WHAT TO DO: Lift out, unaltered, the lines of the material below between the line holding "const bool csmc = csmc_flag ?" and the line holding "const double l0 = lse[i];", counting both.

'''

__global__ void ctx_count_kernel(int N, int P, int n_ctx, const int32_t* __restrict__ it_ctx, int32_t* __restrict__ rep,
                                 int32_t* __restrict__ n_distinct) {
  const int i = blockIdx.x * blockDim.x + threadIdx.x;
  if (i >= N) return;
  const size_t NP = (size_t)N * P;
  int nd = 0;
  for (int p = 0; p < P; ++p) {
    const size_t sp = (size_t)p * N + i;
    int c[PCLEAN_MAX_CTX];
    for (int k = 0; k < PCLEAN_MAX_CTX; ++k) c[k] = k < n_ctx ? it_ctx[(size_t)k * NP + sp] : 0;
    int q = 0;
    for (; q < p; ++q) {
      bool same = true;
      for (int k = 0; k < PCLEAN_MAX_CTX; ++k)
        if (k < n_ctx) same &= it_ctx[(size_t)k * NP + (size_t)q * N + i] == c[k];
      if (same) break;
    }
    rep[sp] = q;
    nd += q == p ? 1 : 0;
  }
  n_distinct[i] = nd;
}
__global__ void ctx_fill_kernel(int N, int P, int n_ctx, const int32_t* __restrict__ it_ctx, const int32_t* __restrict__ rep,
                                const int32_t* __restrict__ off, const int32_t* __restrict__ cur_b,
                                int32_t* __restrict__ slot_item, int32_t* __restrict__ row, int32_t* __restrict__ ctxv,
                                int32_t* __restrict__ excl) {
  const int i = blockIdx.x * blockDim.x + threadIdx.x;
  if (i >= N) return;
  const size_t NP = (size_t)N * P;
  int j = off[i];
  for (int p = 0; p < P; ++p) {
    const size_t sp = (size_t)p * N + i;
    const int q = rep[sp];
    if (q == p) {
      row[j] = i;
      excl[j] = cur_b ? cur_b[i] : -1;
      for (int k = 0; k < PCLEAN_MAX_CTX; ++k) ctxv[(size_t)j * PCLEAN_MAX_CTX + k] = k < n_ctx ? it_ctx[(size_t)k * NP + sp] : 0;
      slot_item[sp] = j++;
    } else {
      slot_item[sp] = slot_item[(size_t)q * N + i];
    }
  }
}
#define CI_PC 8
__global__ __launch_bounds__(256) void ctx_items_kernel(int N, int P, CtxSrc cs, const int32_t* __restrict__ cur_b,
                                                        int32_t* __restrict__ it_ctx, int32_t* __restrict__ slot_item,
                                                        int32_t* __restrict__ row, int32_t* __restrict__ ctxv,
                                                        int32_t* __restrict__ excl, unsigned int* __restrict__ n_extra,
                                                        int extra_cap) {
  __shared__ unsigned int wcnt[4];
  __shared__ unsigned int bbase;
  const int i = blockIdx.x * blockDim.x + threadIdx.x;
  const int lane = threadIdx.x & 63, wave = threadIdx.x >> 6;
  const size_t NP = (size_t)N * P;
  int c0[PCLEAN_MAX_CTX] = {0, 0, 0, 0};
  static_assert(PCLEAN_MAX_CTX == 4, "c0 initialiser");
  unsigned int mine = 0;
  if (i < N) {
    bool all_same = true;
    for (int p0 = 0; p0 < P; p0 += CI_PC) {
#pragma unroll
      for (int s = 0; s < PCLEAN_MAX_CTX; ++s) {
        if (s >= cs.n_ctx) break;
        int ch[CI_PC];
        int32_t v[CI_PC];
// ... 341 lines not shown
  if (i >= n_rows) return;
  if (only_rows && !only_rows[i]) return;
  FixW<PMAX> f;
  fix_weights<PMAX>(logw + (size_t)i * sr, sp, P, f);
  const uint32_t rr = (uint32_t)((int64_t)i + row_offset);
  const bool csmc = csmc_flag ? (csmc_flag[i] >= 0) : (is_csmc != 0);
  int c;
  if (use_mh && csmc && P >= 2) {
    const double Ud = (double)f.U;
    const double w0 = (double)f.u[0] / Ud, w1 = (double)f.u[PMAX > 1 ? 1 : 0] / Ud;
    double ratio = w1 / (1e-10 + w0);
    if (ratio > 1.0) ratio = 1.0;
    const double x = pclean_u01(pclean_rand64(seed, rr, PCLEAN_SITE_MH, 0u, sweep));
    c = (f.U != 0 && x < ratio) ? 1 : 0;
  } else {
    c = fix_pick<PMAX>(f, P, pclean_rand64(seed, rr, PCLEAN_SITE_FINAL, 0u, sweep));
  }
  chosen[i] = c;
  const double lt = pclean_lse_from_fix(f.m, f.U);
  if (log_total) log_total[i] = lt;
  if (logml) logml[i] = (logml_acc ? logml_acc[i] : 0.0) + lt - pclean_log((double)P);
}


template <int PMAX>
__global__ __launch_bounds__(256) void particle_update_final_kernel(
    int N, int P, const int32_t* __restrict__ draws_rm, const double* __restrict__ lse, const int32_t* __restrict__ slot_item,
    const int32_t* __restrict__ draws_item, const double* __restrict__ lse_item, const int32_t* __restrict__ cur_b,
    int32_t* __restrict__ pchoice, const double* __restrict__ w, int first, int use_mh, const int32_t* __restrict__ csmc_flag,
    uint64_t seed, uint32_t sweep, int64_t row_offset, int32_t* __restrict__ chosen, const double* __restrict__ logml_acc,
    double* __restrict__ logml, const int32_t* __restrict__ skip_rows, int lazy, const double* __restrict__ w_uni) {
  const int i = blockIdx.x * blockDim.x + threadIdx.x;
  if (i >= N) return;
  if (skip_rows && skip_rows[i]) return;
  const int keep = cur_b ? cur_b[i] : -1;
  if (lazy && keep >= 0) pchoice[i] = keep;
  FixW<PMAX> f;
  double wv[PMAX];
  f.m = -__builtin_inf();
  int dv[PMAX];
  double lv[PMAX], wp[PMAX];
  const size_t Ns = (size_t)N;
  if (slot_item) {
    int itm[PMAX];
#pragma unroll
    for (int p = 0; p < PMAX; ++p) itm[p] = slot_item[(size_t)(p < P ? p : P - 1) * Ns + i];
#pragma unroll
    for (int p = 0; p < PMAX; ++p) lv[p] = lse_item[itm[p]];
    if (!lazy) {
#pragma unroll
      for (int p = 0; p < PMAX; ++p) dv[p] = draws_item[(size_t)itm[p] * P + (p < P ? p : P - 1)];
    }
  } else {
    const double l0 = lse[i];
#pragma unroll
    for (int p = 0; p < PMAX; ++p) lv[p] = l0;
    if (!lazy) {
#pragma unroll
      for (int p = 0; p < PMAX; ++p) dv[p] = draws_rm[(size_t)i * P + (p < P ? p : P - 1)];
    }
  }
  if (lazy) {
#pragma unroll
    for (int p = 0; p < PMAX; ++p) dv[p] = 0;
  }
  if (first) {
#pragma unroll
    for (int p = 0; p < PMAX; ++p) wp[p] = 0.0;
  } else if (w_uni) {
    const double wu = 0.0 + w_uni[i];
#pragma unroll
    for (int p = 0; p < PMAX; ++p) wp[p] = wu;
  } else {
#pragma unroll
    for (int p = 0; p < PMAX; ++p) wp[p] = w[(size_t)(p < P ? p : P - 1) * Ns + i];
  }
#pragma unroll
  for (int p = 0; p < PMAX; ++p) {
    wv[p] = 0.0;
    if (p < P) {
      if (!lazy) pchoice[(size_t)p * Ns + i] = (p == 0 && keep >= 0) ? keep : dv[p];
      wv[p] = wp[p] + lv[p];
      f.m = fmax(f.m, wv[p]);
    }
  }
  f.U = 0;
#pragma unroll
  for (int p = 0; p < PMAX; ++p) {
    f.u[p] = (p < P && f.m != -__builtin_inf()) ? pclean_fixw(wv[p] - f.m) : 0ull;
    f.U += f.u[p];
  }
  const uint32_t rr = (uint32_t)((int64_t)i + row_offset);
  const bool csmc = csmc_flag[i] >= 0;
  int c;
  if (use_mh && csmc && P >= 2) {
    const double Ud = (double)f.U;
    const double w0 = (double)f.u[0] / Ud, w1 = (double)f.u[PMAX > 1 ? 1 : 0] / Ud;
    double ratio = w1 / (1e-10 + w0);
    if (ratio > 1.0) ratio = 1.0;
    const double x = pclean_u01(pclean_rand64(seed, rr, PCLEAN_SITE_MH, 0u, sweep));
    c = (f.U != 0 && x < ratio) ? 1 : 0;
  } else {
    c = fix_pick<PMAX>(f, P, pclean_rand64(seed, rr, PCLEAN_SITE_FINAL, 0u, sweep));
  }
  chosen[i] = c;
  logml[i] = logml_acc[i] + pclean_lse_from_fix(f.m, f.U) - pclean_log((double)P);
}

__global__ __launch_bounds__(256) void finalize_block_kernel(int n_rows, const int32_t* chosen, const int32_t* pchoice,
                                                             const int32_t* pnewpos, const int32_t* cur_b,
                                                             int32_t* choice, int32_t* chosen_newpos,
                                                             unsigned long long* stats, int hist_rows,
                                                             int32_t* moved_flag, int32_t* new_flag,
                                                             unsigned int* __restrict__ wg_moved,
                                                             unsigned int* __restrict__ wg_new) {
  extern __shared__ int32_t hist[];
  for (int k = threadIdx.x; k < hist_rows; k += 256) hist[k] = 0;
  if (hist_rows) __syncthreads();
  int i = blockIdx.x * blockDim.x + threadIdx.x;
  int is_moved = 0, is_new = 0;
  if (i < n_rows) {
    const size_t s = (size_t)chosen[i] * n_rows + i;
    const int c = pchoice[s];
    const int o = cur_b[i];
    choice[i] = c;
    const int np = c == PCLEAN_CHOICE_NEW ? pnewpos[s] : -1;
    chosen_newpos[i] = np;
    new_flag[i] = is_new = np >= 0 ? 1 : 0;
    moved_flag[i] = is_moved = c != o ? 1 : 0;
    if (o != c) {
      if (hist_rows) {
        if (o >= 0) atomicAdd(&hist[o], -1);
        if (c >= 0) atomicAdd(&hist[c], 1);
      } else {
        if (o >= 0) atomicAdd(&stats[o], (unsigned long long)(-1ll));
        if (c >= 0) atomicAdd(&stats[c], 1ull);
      }
    }
  }
  if (hist_rows) {
    __syncthreads();
    for (int k = threadIdx.x; k < hist_rows; k += 256) {
      const int v = hist[k];
      if (v) atomicAdd(&stats[k], (unsigned long long)(long long)v);
    }
  }
  const int n_moved = __syncthreads_count(is_moved), n_newr = __syncthreads_count(is_new);
  if (threadIdx.x == 0) {
    wg_moved[blockIdx.x] = (unsigned int)n_moved;
    wg_new[blockIdx.x] = (unsigned int)n_newr;
  }
}

#define TAIL_MAX_LISTS (2 * PCLEAN_MAX_BLOCKS)
__global__ __launch_bounds__(1024) void tail_scan_kernel(int nb, unsigned int* __restrict__ wg_cnt, int32_t* __restrict__ totals) {
  __shared__ unsigned int wsum[16];
  unsigned int* c = wg_cnt + (size_t)blockIdx.x * nb;
  const int lane = threadIdx.x & 63, wave = threadIdx.x >> 6;
  unsigned int carry = 0;
  for (int base = 0; base < nb; base += 1024) {
    const int j = base + threadIdx.x;
    const unsigned int v = j < nb ? c[j] : 0u;
    unsigned int incl = v;
    for (int o = 1; o < 64; o <<= 1) {
      const unsigned int x = __shfl_up(incl, o, 64);
      if (lane >= o) incl += x;
    }
    if (lane == 63) wsum[wave] = incl;
    __syncthreads();
    unsigned int wbase = 0, tot = 0;
    for (int k = 0; k < 16; ++k) {
      if (k < wave) wbase += wsum[k];
      tot += wsum[k];
    }
    if (j < nb) c[j] = carry + wbase + incl - v;
    carry += tot;
    __syncthreads();
  }
  if (threadIdx.x == 0) totals[blockIdx.x] = (int32_t)carry;
}
struct TailLists {
  const int32_t* flag[TAIL_MAX_LISTS];
  int32_t* list[TAIL_MAX_LISTS];
};
__global__ __launch_bounds__(256) void tail_scatter_kernel(int n_rows, int nb, TailLists tl, const unsigned int* __restrict__ wg_off) {
  __shared__ unsigned int wcnt[4];
  const int l = blockIdx.y;
  const int32_t* flag = tl.flag[l];
  if (!flag) return;
  const int i = blockIdx.x * 256 + threadIdx.x;
  const int lane = threadIdx.x & 63, wave = threadIdx.x >> 6;
  const bool f = i < n_rows && flag[i] != 0;
  const unsigned long long mk = __ballot(f);
  if (lane == 0) wcnt[wave] = (unsigned int)__popcll(mk);
  __syncthreads();
  if (!f) return;
  unsigned int pos = wg_off[(size_t)l * nb + blockIdx.x] + (unsigned int)__popcll(mk & ((1ull << lane) - 1ull));
  for (int w = 0; w < wave; ++w) pos += wcnt[w];
  tl.list[l][pos] = i;
}

__global__ void gauss_prior_kernel(int n_rows, int P, GaussDev g0, const GaussDev* __restrict__ more, int n_more, PlanDev plan,
                                   const int32_t* __restrict__ pchoice,
                                   const int32_t* __restrict__ pnewpos, const int32_t* __restrict__ vals, int n_nodes,
                                   const int32_t* __restrict__ cur_b, const int32_t* __restrict__ cur_locals, uint64_t seed,
                                   uint32_t sweep, uint32_t block, int64_t row_offset, double* __restrict__ w,
                                   int32_t* __restrict__ plocals) {
  const size_t slot = (size_t)blockIdx.x * blockDim.x + threadIdx.x;
  if (slot >= (size_t)n_rows * P) return;
  const int p = (int)(slot / (size_t)n_rows), i = (int)(slot % (size_t)n_rows);
  const int choice = pchoice[slot];
  const int32_t* v = choice >= 0 ? nullptr : vals + (size_t)pnewpos[slot] * n_nodes;
  const bool keep = p == 0 && cur_b && cur_b[i] >= 0 && cur_locals;
  const uint32_t rr = (uint32_t)((int64_t)i + row_offset);
  int l[2] = {0, 0}, out[2] = {-1, -1};
  double s = 0.0;
  for (int k = 0; k < g0.n_locals; ++k) {
    const int o = g0.local_obs[k] ? g0.local_obs[k][i] : -1;
    if (o >= 0) {
      l[k] = o;
      s += g0.local_logp[k];
    } else if (keep && cur_locals[2 * (size_t)i + k] >= 0) {
      l[k] = cur_locals[2 * (size_t)i + k];
    } else {
      l[k] = (int)pclean_mulhi64(pclean_rand64(seed, rr, PCLEAN_SITE_LOCALS(block), (uint32_t)p | ((uint32_t)(k + 1) << 16), sweep),
                                 (uint64_t)g0.local_n[k]);
    }
    out[k] = l[k];
  }
  plocals[2 * slot] = out[0];
  plocals[2 * slot + 1] = out[1];
  for (int t = 0; t <= n_more; ++t) {
    const GaussDev& g = t == 0 ? g0 : more[t - 1];
    const double xv = g.x[i];
    if (xv == xv) {
      int idx = 0;
      for (int d = 0; d < g.n_dims; ++d) {
        int val;
        if (g.src_kind[d] == PCLEAN_GSRC_LOCAL)
          val = l[g.src_slot[d]];
        else if (g.src_kind[d] == PCLEAN_GSRC_CAND)
          val = choice >= 0 ? g.src_ptr[d][choice] : resolve_new_value(plan, 0, g.src_slot[d], v);
        else
          val = g.src_ptr[d][i];
        idx += g.stride[d] * val;
      }
      const int u = g.t_kind == PCLEAN_GSRC_LOCAL ? l[g.t_src] : 0;
      s += gauss_normal_logpdf(g.tx[u] ? g.tx[u][i] : xv * g.t_scale[u], g.mu[idx], g.sigma, g.log_sigma);
      s -= g.tl[u] ? g.tl[u][i] : g.t_lad[u];
    }
  }
  w[slot] += s;
}
__global__ void locals_pick_kernel(int n_rows, const int32_t* __restrict__ chosen, const int32_t* __restrict__ plocals,
                                   int32_t* __restrict__ locals) {
  const int i = blockIdx.x * blockDim.x + threadIdx.x;
  if (i >= n_rows) return;
  const size_t slot = (size_t)chosen[i] * n_rows + i;
  locals[2 * i] = plocals[2 * slot];
  locals[2 * i + 1] = plocals[2 * slot + 1];
}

'''

ANSWER:
  const bool csmc = csmc_flag ? (csmc_flag[i] >= 0) : (is_csmc != 0);
  int c;
  if (use_mh && csmc && P >= 2) {
    const double Ud = (double)f.U;
    const double w0 = (double)f.u[0] / Ud, w1 = (double)f.u[PMAX > 1 ? 1 : 0] / Ud;
    double ratio = w1 / (1e-10 + w0);
    if (ratio > 1.0) ratio = 1.0;
    const double x = pclean_u01(pclean_rand64(seed, rr, PCLEAN_SITE_MH, 0u, sweep));
    c = (f.U != 0 && x < ratio) ? 1 : 0;
  } else {
    c = fix_pick<PMAX>(f, P, pclean_rand64(seed, rr, PCLEAN_SITE_FINAL, 0u, sweep));
  }
  chosen[i] = c;
  const double lt = pclean_lse_from_fix(f.m, f.U);
  if (log_total) log_total[i] = lt;
  if (logml) logml[i] = (logml_acc ? logml_acc[i] : 0.0) + lt - pclean_log((double)P);
}


template <int PMAX>
__global__ __launch_bounds__(256) void particle_update_final_kernel(
    int N, int P, const int32_t* __restrict__ draws_rm, const double* __restrict__ lse, const int32_t* __restrict__ slot_item,
    const int32_t* __restrict__ draws_item, const double* __restrict__ lse_item, const int32_t* __restrict__ cur_b,
    int32_t* __restrict__ pchoice, const double* __restrict__ w, int first, int use_mh, const int32_t* __restrict__ csmc_flag,
    uint64_t seed, uint32_t sweep, int64_t row_offset, int32_t* __restrict__ chosen, const double* __restrict__ logml_acc,
    double* __restrict__ logml, const int32_t* __restrict__ skip_rows, int lazy, const double* __restrict__ w_uni) {
  const int i = blockIdx.x * blockDim.x + threadIdx.x;
  if (i >= N) return;
  if (skip_rows && skip_rows[i]) return;
  const int keep = cur_b ? cur_b[i] : -1;
  if (lazy && keep >= 0) pchoice[i] = keep;
  FixW<PMAX> f;
  double wv[PMAX];
  f.m = -__builtin_inf();
  int dv[PMAX];
  double lv[PMAX], wp[PMAX];
  const size_t Ns = (size_t)N;
  if (slot_item) {
    int itm[PMAX];
#pragma unroll
    for (int p = 0; p < PMAX; ++p) itm[p] = slot_item[(size_t)(p < P ? p : P - 1) * Ns + i];
#pragma unroll
    for (int p = 0; p < PMAX; ++p) lv[p] = lse_item[itm[p]];
    if (!lazy) {
#pragma unroll
      for (int p = 0; p < PMAX; ++p) dv[p] = draws_item[(size_t)itm[p] * P + (p < P ? p : P - 1)];
    }
  } else {
    const double l0 = lse[i];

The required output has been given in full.